Prompt =
Look below for lines that hold the string "kFetchAhead" and copy each one.

━━━━━━

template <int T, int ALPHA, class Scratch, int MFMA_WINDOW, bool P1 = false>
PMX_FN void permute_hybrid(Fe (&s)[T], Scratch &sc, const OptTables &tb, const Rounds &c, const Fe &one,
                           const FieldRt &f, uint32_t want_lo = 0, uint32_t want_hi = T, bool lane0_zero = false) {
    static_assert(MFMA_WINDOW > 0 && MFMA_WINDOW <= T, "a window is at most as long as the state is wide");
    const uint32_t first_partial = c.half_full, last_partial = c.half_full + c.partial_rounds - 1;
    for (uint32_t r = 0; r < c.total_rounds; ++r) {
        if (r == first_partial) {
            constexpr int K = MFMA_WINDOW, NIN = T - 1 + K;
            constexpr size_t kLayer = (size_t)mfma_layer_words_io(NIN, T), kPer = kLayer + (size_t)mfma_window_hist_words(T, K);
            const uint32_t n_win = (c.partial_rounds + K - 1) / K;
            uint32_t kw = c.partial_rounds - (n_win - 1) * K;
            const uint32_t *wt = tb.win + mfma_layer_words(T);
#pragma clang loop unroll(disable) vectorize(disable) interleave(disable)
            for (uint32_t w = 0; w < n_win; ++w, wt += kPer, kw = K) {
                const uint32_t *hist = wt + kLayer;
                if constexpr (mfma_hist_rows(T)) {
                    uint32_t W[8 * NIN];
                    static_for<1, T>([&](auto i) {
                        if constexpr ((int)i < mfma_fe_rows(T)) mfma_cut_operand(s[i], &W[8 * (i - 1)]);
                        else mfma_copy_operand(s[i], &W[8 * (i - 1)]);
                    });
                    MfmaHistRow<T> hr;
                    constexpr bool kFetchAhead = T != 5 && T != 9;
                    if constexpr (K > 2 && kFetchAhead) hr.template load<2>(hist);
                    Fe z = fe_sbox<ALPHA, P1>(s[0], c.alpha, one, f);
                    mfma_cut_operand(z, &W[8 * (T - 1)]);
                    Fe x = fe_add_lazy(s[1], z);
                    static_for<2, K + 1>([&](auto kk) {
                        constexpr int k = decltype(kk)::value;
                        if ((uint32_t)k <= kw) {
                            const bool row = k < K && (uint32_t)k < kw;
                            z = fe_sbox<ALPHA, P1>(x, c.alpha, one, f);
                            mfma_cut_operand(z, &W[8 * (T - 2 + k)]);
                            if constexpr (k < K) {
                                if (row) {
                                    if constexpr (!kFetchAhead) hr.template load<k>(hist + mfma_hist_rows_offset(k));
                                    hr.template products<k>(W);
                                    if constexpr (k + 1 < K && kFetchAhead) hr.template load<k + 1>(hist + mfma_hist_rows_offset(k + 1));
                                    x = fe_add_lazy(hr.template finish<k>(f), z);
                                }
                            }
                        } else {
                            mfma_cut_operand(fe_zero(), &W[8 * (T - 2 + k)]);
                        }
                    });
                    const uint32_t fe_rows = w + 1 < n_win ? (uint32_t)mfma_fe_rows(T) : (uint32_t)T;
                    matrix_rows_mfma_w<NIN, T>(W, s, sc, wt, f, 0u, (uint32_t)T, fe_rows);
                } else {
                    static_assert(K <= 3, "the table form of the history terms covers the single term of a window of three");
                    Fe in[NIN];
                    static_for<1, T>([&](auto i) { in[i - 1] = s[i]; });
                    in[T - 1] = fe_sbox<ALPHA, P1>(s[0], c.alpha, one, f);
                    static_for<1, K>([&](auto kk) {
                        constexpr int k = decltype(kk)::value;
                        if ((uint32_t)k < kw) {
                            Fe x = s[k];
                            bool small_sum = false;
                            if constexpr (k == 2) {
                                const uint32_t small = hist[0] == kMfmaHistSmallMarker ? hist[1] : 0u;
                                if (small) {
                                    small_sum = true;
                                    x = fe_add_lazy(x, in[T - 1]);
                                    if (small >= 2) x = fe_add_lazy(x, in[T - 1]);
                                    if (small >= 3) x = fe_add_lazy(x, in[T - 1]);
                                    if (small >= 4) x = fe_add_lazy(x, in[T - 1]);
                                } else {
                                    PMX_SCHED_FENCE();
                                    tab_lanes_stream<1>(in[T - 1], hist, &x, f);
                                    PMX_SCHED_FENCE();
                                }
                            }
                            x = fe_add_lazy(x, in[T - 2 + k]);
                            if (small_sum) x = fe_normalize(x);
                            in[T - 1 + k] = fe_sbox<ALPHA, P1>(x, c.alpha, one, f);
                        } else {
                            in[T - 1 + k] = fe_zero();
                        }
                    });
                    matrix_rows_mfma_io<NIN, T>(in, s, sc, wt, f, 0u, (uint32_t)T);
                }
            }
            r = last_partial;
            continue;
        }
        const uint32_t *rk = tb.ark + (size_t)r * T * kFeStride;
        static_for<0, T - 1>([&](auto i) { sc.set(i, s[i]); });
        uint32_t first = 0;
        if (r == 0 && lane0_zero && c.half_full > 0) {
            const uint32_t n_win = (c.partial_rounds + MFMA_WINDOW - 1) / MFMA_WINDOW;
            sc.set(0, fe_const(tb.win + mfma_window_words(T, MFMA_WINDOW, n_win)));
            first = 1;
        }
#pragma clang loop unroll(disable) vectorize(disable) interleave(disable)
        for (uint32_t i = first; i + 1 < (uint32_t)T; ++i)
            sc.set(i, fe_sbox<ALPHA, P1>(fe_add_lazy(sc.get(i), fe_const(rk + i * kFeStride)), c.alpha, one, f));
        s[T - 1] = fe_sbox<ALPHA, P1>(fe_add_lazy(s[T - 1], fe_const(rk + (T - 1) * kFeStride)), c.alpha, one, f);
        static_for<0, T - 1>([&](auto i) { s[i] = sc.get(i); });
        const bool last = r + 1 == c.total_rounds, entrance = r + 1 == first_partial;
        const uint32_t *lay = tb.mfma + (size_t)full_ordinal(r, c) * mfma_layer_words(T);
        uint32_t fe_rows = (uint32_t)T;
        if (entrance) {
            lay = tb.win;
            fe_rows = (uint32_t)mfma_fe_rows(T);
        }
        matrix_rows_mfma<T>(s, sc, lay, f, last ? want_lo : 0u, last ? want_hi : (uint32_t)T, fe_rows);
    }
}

━━━━━━

Solution for this problem =
                    constexpr bool kFetchAhead = T != 5 && T != 9;
                    if constexpr (K > 2 && kFetchAhead) hr.template load<2>(hist);
                                    if constexpr (!kFetchAhead) hr.template load<k>(hist + mfma_hist_rows_offset(k));
                                    if constexpr (k + 1 < K && kFetchAhead) hr.template load<k + 1>(hist + mfma_hist_rows_offset(k + 1));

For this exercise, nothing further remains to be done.